*** GIVEN ENTRIES ***

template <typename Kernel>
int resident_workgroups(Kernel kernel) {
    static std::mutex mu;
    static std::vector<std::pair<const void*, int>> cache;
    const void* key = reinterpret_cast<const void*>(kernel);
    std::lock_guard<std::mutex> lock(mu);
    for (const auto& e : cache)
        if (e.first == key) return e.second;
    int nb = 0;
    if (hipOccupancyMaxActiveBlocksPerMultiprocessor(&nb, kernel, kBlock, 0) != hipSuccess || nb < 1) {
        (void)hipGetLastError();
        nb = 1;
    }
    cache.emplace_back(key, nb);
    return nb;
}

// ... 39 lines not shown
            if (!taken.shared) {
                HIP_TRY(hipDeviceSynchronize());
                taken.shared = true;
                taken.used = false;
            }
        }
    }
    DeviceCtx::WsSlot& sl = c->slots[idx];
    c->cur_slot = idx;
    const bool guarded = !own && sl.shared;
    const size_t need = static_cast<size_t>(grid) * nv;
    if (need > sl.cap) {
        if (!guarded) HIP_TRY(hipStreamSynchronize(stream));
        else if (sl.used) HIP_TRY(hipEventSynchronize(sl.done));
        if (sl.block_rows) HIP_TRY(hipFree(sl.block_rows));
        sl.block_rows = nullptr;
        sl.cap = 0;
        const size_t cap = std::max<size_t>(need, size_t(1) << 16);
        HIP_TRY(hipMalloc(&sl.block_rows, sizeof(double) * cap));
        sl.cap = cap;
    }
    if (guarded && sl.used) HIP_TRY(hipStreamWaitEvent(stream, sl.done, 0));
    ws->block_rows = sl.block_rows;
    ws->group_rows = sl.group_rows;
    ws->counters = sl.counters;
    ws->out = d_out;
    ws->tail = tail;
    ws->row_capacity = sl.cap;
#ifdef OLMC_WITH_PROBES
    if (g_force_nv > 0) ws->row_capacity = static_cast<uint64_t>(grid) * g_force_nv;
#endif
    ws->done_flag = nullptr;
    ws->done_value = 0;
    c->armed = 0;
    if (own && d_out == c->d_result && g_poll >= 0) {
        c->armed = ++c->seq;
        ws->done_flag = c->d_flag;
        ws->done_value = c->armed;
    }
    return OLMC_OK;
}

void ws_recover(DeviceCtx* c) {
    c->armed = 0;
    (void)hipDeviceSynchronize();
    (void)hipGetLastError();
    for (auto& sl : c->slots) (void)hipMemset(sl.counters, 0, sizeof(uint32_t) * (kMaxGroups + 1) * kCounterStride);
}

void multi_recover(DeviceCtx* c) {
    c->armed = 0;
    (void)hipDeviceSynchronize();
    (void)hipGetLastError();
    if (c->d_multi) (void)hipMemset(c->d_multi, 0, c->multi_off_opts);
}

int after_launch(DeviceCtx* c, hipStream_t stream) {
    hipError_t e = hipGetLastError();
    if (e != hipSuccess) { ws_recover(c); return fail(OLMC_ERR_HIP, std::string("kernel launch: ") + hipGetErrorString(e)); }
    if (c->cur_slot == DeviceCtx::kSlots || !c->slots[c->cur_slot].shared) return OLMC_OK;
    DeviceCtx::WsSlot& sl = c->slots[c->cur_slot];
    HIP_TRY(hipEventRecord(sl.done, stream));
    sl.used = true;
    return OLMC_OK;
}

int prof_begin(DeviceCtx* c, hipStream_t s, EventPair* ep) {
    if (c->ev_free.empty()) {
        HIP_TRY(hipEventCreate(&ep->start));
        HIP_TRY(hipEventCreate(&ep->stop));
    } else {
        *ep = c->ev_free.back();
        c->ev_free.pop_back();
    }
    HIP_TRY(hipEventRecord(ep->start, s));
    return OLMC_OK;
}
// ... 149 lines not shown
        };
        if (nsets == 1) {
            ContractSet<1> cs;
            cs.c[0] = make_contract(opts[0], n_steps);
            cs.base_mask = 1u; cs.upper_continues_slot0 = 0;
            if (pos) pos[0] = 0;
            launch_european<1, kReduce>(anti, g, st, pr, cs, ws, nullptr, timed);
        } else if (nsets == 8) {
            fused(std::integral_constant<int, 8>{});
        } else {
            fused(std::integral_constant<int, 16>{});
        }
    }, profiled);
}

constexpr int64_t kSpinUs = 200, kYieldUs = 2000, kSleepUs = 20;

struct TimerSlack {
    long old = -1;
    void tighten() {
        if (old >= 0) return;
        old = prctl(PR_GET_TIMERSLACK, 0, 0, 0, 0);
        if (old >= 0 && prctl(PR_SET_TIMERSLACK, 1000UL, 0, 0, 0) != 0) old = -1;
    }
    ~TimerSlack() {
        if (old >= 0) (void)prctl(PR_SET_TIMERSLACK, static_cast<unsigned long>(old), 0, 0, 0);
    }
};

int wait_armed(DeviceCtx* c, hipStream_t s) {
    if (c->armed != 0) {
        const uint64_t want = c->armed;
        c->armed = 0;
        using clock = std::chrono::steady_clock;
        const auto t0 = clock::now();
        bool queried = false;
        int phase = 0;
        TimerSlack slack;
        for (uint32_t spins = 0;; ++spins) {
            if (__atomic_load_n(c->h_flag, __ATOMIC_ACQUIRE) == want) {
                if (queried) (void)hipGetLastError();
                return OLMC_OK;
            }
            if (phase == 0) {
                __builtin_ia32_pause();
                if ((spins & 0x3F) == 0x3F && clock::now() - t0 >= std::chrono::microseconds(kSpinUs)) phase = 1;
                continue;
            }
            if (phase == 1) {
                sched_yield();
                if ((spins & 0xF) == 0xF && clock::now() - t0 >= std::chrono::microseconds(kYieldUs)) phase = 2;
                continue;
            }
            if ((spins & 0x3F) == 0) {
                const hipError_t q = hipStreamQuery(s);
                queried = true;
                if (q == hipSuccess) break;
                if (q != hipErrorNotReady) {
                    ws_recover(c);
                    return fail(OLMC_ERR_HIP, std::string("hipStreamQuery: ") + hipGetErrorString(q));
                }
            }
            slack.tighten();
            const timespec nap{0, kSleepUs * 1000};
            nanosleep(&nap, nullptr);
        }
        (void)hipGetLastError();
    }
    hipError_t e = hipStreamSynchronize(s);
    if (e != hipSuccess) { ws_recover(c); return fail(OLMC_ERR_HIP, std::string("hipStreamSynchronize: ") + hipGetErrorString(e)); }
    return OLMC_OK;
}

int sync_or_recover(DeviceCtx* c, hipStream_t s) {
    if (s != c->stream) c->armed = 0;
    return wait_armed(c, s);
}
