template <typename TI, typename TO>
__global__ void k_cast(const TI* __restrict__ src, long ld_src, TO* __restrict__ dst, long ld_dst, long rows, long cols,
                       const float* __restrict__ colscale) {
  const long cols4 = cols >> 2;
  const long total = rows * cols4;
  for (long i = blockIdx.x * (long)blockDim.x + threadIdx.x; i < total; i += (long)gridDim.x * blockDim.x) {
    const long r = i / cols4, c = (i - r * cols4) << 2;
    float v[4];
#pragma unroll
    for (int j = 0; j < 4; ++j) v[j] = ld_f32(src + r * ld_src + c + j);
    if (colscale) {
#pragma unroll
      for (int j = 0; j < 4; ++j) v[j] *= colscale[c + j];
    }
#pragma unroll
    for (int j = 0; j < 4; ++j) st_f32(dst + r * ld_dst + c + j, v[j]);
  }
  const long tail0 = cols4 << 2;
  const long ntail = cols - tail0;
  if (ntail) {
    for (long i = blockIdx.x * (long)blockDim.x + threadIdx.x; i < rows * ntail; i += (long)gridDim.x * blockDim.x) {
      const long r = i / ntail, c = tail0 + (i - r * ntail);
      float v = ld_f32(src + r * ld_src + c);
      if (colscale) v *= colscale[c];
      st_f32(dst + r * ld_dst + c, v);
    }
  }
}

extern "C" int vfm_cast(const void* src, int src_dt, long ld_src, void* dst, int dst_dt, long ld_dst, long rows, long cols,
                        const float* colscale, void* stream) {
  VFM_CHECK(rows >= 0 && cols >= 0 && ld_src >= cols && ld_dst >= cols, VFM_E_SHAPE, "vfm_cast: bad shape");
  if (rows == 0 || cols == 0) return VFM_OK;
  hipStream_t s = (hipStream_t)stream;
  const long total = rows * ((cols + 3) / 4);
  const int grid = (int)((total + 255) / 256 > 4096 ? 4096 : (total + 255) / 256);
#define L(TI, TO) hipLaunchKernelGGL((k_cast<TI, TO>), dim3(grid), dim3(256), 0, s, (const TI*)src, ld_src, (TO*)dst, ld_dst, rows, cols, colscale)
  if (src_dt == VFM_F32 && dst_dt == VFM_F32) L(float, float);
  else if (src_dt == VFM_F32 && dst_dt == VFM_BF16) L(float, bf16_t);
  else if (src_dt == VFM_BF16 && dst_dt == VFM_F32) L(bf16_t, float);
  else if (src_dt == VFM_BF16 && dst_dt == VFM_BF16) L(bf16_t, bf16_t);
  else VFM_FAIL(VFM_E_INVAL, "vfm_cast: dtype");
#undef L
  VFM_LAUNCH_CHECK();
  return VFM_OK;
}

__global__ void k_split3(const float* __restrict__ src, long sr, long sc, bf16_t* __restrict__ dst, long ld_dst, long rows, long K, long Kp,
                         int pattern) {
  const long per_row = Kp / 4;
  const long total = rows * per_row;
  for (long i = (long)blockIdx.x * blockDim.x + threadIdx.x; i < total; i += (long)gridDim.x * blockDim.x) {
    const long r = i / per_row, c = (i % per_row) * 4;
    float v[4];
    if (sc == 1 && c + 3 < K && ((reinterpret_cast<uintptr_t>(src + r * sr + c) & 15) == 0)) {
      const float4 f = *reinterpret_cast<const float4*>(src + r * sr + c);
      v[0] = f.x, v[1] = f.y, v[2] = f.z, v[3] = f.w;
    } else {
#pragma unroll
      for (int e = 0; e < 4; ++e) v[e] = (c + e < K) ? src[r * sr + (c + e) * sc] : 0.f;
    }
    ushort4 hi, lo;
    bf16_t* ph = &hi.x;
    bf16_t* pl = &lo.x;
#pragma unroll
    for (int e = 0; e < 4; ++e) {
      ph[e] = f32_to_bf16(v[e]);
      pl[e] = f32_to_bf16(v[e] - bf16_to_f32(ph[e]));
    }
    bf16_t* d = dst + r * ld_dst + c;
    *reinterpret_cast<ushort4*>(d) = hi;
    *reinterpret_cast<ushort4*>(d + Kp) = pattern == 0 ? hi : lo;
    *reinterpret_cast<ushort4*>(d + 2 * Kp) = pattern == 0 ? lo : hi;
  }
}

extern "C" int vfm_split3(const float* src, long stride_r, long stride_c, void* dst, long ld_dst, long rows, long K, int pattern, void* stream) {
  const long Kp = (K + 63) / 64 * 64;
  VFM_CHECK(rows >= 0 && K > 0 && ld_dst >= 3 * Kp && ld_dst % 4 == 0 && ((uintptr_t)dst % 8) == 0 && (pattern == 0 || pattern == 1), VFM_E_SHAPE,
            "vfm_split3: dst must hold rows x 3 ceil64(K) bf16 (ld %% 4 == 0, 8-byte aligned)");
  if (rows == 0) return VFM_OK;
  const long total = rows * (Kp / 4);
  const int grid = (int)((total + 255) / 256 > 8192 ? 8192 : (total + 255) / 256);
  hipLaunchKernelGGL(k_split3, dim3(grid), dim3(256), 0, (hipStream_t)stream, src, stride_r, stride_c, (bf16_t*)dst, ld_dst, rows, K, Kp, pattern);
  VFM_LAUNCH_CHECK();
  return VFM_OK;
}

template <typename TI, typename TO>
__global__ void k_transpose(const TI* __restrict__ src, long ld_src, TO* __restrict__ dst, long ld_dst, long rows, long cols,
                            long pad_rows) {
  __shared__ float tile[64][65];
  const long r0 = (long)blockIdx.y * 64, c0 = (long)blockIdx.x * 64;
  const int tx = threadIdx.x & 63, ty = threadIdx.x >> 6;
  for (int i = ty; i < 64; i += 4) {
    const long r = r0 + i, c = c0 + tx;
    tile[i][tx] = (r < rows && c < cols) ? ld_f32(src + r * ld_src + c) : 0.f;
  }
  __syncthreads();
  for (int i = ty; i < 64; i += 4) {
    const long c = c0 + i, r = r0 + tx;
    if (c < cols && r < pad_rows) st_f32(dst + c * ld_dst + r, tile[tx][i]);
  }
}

*** End of GIVEN ENTRIES ***
*** GIVEN ENTRIES ***

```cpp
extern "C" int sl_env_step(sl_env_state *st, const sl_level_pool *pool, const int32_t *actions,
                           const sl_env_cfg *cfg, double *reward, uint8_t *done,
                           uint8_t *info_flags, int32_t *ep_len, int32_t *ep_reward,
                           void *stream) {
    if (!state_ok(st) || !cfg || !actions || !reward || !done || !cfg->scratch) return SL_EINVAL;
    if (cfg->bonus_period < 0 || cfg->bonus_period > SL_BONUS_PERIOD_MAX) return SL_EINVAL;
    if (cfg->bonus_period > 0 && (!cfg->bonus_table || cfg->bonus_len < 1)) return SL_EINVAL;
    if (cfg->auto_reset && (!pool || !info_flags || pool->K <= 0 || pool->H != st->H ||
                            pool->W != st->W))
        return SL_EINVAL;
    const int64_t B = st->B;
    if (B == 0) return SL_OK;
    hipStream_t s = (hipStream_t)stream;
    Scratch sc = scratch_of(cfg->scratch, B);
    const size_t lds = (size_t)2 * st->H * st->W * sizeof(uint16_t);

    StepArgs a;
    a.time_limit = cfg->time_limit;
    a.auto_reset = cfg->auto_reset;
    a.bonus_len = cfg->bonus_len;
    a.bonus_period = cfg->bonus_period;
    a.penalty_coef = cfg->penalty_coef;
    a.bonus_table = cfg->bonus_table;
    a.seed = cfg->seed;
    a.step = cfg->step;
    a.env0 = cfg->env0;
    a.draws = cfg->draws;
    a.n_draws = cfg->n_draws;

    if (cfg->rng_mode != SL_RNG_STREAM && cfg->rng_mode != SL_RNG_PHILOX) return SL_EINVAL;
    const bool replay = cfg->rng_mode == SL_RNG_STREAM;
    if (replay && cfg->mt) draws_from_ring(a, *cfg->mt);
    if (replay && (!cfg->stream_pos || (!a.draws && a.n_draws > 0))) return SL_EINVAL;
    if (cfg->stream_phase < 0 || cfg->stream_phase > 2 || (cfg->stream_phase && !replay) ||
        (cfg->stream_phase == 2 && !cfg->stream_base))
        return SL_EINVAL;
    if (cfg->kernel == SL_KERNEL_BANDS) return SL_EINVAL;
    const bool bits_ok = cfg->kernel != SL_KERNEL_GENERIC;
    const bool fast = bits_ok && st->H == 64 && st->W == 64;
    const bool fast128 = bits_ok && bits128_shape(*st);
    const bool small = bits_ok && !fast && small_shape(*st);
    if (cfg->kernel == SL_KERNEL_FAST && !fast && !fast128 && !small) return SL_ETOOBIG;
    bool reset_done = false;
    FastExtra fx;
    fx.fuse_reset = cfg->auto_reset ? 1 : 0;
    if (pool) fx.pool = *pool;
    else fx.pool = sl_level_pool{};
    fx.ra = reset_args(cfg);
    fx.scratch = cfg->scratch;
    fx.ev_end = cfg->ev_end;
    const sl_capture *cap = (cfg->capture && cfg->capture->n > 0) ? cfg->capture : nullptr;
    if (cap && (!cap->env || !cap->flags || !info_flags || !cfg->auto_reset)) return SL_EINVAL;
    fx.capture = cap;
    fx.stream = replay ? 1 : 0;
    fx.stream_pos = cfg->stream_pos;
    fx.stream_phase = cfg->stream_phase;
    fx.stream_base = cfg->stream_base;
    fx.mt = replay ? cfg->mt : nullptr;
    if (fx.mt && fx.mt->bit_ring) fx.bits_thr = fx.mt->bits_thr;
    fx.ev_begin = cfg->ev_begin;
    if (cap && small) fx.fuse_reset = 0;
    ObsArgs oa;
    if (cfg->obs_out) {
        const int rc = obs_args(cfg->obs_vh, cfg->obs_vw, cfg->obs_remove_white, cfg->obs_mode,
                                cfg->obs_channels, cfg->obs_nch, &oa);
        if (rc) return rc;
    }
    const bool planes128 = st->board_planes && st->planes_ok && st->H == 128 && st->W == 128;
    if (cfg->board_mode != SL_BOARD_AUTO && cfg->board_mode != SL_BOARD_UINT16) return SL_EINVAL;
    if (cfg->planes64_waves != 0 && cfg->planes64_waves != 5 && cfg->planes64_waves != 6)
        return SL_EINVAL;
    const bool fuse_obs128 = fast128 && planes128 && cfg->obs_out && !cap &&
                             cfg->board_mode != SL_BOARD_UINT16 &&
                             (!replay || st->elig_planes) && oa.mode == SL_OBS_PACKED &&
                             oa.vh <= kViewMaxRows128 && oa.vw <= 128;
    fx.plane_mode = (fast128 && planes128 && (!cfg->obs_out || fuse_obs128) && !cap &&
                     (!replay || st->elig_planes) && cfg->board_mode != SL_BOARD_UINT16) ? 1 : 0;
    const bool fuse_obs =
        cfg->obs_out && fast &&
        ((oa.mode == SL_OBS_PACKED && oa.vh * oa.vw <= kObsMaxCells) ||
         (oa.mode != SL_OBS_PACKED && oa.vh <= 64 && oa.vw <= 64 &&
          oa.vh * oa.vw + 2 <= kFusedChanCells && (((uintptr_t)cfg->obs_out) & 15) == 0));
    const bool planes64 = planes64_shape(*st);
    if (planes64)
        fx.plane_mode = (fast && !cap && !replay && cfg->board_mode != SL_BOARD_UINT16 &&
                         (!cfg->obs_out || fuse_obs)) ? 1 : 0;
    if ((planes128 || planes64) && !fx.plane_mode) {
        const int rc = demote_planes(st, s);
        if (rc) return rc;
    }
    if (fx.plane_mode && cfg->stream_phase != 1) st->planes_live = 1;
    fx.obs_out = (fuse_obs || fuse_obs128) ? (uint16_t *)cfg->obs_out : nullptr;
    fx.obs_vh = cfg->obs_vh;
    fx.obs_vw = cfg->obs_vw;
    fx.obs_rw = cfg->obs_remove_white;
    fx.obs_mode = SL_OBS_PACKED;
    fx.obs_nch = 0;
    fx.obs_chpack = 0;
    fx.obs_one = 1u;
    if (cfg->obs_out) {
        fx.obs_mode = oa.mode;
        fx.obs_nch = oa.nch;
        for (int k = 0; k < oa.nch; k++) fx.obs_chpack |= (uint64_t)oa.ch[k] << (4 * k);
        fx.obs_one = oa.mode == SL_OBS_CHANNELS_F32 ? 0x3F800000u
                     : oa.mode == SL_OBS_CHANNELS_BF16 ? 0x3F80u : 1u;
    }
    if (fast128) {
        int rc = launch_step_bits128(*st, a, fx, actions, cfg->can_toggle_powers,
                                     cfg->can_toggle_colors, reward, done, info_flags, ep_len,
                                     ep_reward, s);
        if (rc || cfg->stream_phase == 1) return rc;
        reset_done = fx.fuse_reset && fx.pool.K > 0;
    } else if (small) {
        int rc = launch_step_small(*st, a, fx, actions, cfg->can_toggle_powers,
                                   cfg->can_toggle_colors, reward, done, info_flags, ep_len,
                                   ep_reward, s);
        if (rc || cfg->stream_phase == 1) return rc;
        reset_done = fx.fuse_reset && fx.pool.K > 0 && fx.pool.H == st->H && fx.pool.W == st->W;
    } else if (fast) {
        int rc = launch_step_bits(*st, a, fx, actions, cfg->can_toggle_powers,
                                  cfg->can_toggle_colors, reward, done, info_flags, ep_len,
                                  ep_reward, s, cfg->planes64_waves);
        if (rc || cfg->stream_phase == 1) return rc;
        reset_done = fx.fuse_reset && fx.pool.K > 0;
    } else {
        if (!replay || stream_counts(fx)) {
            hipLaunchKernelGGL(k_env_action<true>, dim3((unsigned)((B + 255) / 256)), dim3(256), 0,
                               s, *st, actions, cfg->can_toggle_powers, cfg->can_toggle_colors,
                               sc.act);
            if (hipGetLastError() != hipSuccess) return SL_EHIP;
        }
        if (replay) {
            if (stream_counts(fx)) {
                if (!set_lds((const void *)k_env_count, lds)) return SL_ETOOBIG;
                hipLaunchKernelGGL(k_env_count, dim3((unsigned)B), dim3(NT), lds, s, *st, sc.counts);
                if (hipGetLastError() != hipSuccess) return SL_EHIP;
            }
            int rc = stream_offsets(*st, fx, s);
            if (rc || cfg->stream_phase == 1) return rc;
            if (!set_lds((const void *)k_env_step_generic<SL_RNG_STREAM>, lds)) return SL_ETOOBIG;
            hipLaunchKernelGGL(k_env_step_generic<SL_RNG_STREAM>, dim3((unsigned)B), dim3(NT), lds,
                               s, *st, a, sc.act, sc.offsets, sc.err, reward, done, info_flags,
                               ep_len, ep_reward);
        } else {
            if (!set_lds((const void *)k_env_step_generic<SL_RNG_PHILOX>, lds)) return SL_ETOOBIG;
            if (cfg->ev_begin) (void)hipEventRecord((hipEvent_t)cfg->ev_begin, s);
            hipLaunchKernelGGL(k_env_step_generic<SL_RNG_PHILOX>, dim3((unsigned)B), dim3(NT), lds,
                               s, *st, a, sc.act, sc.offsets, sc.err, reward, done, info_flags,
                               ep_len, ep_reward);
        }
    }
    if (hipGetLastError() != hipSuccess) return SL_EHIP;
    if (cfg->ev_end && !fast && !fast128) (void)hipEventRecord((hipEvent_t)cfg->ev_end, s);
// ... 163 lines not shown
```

*** End of GIVEN ENTRIES ***

> _TASK GOAL_:
Provide the number of lines in the records above that contain the word "threadIdx", with no additional words.

> _EXERCISE OUTPUT_:
4